◆ **What to produce**:
Going through the entries below, count each line that holds "else" and give only the total.

◆ **Data for analysis**:

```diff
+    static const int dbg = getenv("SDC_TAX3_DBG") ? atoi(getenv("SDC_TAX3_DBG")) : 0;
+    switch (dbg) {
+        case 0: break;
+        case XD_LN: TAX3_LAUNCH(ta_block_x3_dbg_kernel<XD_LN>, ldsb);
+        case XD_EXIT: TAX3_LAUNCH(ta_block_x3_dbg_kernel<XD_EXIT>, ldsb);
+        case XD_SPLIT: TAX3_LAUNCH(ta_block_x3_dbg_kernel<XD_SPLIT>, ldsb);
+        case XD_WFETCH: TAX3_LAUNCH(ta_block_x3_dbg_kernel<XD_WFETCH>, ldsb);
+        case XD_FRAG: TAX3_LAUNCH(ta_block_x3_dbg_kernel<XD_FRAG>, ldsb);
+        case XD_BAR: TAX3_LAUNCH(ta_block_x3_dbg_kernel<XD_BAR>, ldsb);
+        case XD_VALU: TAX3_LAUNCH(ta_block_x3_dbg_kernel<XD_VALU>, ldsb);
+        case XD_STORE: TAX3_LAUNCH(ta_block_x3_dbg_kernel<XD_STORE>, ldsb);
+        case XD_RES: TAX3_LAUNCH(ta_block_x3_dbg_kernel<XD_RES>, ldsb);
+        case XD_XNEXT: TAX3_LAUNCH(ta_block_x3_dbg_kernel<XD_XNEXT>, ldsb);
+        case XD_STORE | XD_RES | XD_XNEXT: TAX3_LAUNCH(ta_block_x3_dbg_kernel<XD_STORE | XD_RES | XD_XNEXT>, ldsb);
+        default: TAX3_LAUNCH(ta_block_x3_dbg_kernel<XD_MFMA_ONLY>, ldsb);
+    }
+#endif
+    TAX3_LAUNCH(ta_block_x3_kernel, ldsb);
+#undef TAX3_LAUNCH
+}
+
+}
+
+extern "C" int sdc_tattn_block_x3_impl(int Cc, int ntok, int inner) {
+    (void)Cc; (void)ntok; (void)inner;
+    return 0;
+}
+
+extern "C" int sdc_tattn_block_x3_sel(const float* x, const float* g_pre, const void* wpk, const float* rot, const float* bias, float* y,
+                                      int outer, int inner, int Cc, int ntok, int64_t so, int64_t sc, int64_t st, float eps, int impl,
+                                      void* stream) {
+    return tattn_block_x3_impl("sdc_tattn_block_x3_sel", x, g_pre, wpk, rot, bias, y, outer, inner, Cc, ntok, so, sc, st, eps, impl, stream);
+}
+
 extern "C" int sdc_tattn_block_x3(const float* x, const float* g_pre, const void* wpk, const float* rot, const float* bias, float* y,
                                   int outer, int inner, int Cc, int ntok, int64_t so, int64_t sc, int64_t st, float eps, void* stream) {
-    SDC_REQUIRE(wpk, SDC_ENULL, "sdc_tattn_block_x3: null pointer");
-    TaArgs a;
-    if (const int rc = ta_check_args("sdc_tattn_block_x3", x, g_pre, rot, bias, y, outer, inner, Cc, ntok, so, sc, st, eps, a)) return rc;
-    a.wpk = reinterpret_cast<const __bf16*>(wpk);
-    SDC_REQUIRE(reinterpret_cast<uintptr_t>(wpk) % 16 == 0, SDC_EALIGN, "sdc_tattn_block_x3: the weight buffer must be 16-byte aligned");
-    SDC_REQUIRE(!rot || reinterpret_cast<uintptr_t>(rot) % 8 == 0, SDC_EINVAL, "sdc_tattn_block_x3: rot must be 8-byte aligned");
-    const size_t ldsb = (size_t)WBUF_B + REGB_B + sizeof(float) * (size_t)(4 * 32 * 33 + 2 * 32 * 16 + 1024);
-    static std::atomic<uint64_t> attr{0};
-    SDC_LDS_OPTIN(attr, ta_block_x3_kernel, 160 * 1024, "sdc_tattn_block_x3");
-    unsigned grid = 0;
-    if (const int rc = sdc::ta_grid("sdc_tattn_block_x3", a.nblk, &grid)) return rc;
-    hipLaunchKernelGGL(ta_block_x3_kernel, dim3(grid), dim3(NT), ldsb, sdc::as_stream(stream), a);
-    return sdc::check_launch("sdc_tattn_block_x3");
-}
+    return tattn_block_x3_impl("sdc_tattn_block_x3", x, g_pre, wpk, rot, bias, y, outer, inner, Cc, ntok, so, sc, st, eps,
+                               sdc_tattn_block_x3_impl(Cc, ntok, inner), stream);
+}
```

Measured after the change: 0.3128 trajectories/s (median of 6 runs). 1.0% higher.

---

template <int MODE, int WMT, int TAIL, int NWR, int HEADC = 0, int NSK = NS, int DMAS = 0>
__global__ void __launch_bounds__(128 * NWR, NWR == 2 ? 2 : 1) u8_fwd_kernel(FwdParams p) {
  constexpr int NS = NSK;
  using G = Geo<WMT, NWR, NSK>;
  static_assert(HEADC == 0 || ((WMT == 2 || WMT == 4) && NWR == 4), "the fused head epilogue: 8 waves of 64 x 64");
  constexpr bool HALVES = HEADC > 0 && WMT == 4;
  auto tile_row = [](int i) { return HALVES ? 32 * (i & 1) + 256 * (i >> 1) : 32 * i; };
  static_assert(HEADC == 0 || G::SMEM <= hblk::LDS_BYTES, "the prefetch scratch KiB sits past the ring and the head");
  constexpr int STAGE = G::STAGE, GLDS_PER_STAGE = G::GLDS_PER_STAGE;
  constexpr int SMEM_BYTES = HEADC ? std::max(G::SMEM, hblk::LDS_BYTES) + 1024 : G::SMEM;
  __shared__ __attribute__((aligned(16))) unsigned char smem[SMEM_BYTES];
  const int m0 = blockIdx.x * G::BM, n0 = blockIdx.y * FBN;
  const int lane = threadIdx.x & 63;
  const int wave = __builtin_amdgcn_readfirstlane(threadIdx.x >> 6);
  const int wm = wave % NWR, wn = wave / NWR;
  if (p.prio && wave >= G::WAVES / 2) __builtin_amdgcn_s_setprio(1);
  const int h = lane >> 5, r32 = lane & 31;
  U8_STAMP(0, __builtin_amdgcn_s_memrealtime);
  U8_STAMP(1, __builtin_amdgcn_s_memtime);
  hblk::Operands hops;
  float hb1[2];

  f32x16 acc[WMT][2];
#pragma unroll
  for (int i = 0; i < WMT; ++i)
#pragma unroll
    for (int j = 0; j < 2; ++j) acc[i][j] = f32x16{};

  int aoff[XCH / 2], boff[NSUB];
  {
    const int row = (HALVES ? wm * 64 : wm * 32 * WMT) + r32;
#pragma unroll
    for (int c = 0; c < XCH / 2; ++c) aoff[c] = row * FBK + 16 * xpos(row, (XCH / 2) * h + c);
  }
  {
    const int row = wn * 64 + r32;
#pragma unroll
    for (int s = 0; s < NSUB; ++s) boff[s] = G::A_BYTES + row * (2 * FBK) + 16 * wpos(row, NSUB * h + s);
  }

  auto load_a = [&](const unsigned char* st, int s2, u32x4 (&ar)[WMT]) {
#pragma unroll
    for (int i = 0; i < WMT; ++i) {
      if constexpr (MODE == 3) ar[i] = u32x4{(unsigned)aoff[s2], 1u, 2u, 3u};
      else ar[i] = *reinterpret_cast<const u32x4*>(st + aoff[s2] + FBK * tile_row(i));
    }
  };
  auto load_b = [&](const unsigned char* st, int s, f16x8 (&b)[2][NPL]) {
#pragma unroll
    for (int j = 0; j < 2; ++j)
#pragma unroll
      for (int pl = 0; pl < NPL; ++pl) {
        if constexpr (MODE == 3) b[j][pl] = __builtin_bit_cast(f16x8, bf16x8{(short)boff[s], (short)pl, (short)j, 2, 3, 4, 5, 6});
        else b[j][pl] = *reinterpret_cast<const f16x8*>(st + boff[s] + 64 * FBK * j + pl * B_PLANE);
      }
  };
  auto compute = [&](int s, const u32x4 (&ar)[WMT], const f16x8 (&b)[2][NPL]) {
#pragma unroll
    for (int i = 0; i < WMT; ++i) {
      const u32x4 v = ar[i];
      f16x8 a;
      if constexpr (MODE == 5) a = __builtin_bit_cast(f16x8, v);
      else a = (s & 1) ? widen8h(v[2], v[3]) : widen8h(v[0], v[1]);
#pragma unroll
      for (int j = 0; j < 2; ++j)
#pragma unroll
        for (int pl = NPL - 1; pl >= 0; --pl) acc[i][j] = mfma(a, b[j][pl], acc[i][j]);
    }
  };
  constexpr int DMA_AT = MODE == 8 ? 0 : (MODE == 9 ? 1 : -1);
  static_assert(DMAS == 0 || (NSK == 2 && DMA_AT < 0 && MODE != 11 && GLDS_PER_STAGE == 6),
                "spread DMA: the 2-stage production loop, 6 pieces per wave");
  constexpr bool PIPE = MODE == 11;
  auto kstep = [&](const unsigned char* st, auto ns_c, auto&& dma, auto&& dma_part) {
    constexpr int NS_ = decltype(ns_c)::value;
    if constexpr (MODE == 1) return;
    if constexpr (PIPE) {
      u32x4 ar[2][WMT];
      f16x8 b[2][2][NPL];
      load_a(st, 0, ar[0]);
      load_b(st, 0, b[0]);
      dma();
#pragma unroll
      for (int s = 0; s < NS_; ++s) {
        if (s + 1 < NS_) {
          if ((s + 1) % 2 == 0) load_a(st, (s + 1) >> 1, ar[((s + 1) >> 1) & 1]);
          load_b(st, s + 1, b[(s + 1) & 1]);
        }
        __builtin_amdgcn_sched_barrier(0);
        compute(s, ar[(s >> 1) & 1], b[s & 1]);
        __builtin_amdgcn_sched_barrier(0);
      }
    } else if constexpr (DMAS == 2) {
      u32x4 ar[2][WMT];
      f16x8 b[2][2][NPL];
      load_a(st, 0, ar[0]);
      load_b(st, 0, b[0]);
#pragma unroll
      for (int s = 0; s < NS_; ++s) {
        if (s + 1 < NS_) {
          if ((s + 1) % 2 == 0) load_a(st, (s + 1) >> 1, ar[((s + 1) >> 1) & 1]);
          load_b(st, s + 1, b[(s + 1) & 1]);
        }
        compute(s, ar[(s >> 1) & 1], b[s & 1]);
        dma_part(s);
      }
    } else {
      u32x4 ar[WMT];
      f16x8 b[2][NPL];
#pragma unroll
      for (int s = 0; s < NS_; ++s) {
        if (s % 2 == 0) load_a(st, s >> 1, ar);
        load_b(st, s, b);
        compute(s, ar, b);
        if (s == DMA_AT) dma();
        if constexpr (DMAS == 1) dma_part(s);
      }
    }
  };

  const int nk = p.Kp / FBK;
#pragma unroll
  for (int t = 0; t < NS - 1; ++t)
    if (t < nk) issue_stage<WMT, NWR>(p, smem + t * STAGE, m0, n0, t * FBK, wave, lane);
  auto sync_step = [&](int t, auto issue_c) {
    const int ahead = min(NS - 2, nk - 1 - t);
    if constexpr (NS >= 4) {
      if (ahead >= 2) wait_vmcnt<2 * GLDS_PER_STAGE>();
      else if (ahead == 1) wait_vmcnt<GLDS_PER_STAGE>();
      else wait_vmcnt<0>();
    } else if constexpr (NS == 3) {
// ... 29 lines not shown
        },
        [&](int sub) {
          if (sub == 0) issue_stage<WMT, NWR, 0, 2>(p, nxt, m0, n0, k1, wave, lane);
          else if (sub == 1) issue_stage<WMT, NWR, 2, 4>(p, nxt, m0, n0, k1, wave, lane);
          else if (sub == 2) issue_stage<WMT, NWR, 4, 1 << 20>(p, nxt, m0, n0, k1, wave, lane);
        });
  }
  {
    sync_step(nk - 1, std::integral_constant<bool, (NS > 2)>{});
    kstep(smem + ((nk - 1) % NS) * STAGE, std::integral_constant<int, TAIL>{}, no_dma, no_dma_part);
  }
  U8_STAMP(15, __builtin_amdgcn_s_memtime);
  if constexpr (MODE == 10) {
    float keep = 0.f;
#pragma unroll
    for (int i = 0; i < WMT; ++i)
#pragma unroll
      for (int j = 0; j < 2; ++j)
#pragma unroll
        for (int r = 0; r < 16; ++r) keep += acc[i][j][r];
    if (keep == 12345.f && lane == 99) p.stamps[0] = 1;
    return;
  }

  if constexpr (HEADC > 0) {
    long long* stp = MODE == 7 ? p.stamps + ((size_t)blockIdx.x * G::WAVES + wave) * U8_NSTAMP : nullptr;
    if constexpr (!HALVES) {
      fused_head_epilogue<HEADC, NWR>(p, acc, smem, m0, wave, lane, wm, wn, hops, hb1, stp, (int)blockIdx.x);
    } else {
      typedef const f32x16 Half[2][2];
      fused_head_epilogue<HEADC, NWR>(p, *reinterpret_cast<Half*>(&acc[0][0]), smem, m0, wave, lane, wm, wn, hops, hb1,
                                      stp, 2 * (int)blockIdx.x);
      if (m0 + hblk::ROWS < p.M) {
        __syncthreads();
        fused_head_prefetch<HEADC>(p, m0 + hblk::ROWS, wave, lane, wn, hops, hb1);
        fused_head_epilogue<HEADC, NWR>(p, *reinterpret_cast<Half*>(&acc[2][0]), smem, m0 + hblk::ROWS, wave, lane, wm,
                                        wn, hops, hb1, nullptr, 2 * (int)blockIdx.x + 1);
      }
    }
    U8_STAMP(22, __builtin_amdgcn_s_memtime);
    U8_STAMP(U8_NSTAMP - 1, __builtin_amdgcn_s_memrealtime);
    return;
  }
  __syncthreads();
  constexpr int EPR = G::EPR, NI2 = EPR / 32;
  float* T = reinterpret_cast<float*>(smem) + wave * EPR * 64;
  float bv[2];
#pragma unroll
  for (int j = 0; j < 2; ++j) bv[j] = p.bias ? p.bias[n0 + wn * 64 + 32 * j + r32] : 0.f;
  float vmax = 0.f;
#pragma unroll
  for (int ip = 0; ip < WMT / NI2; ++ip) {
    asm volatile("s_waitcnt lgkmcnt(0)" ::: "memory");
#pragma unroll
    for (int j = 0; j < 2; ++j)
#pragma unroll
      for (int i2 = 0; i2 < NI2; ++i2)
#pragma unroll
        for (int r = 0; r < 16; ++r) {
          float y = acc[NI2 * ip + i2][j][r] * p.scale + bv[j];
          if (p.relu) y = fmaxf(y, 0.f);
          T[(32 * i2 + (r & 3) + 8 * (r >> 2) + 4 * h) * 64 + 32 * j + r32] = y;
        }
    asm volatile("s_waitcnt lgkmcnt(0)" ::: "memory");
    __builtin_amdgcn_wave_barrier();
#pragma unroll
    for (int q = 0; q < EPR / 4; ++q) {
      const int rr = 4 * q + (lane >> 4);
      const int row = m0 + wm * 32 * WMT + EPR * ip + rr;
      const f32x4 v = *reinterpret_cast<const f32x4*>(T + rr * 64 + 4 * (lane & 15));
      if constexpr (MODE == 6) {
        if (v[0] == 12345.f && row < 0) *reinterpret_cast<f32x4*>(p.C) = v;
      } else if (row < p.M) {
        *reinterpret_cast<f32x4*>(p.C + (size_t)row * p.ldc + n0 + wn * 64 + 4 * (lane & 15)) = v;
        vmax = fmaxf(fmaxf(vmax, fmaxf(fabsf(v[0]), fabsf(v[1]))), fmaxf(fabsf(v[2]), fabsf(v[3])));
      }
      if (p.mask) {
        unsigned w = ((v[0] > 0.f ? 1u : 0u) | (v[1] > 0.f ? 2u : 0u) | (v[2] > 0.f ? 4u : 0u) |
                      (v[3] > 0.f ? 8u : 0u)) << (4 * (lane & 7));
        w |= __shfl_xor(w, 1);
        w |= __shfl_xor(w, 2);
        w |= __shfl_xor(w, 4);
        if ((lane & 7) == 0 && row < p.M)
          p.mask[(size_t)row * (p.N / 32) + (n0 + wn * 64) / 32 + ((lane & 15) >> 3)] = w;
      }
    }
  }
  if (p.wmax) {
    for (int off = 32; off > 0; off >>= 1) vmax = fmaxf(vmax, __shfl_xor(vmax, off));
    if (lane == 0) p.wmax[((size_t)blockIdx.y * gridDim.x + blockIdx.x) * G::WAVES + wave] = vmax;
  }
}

◆ **Written answer**:
12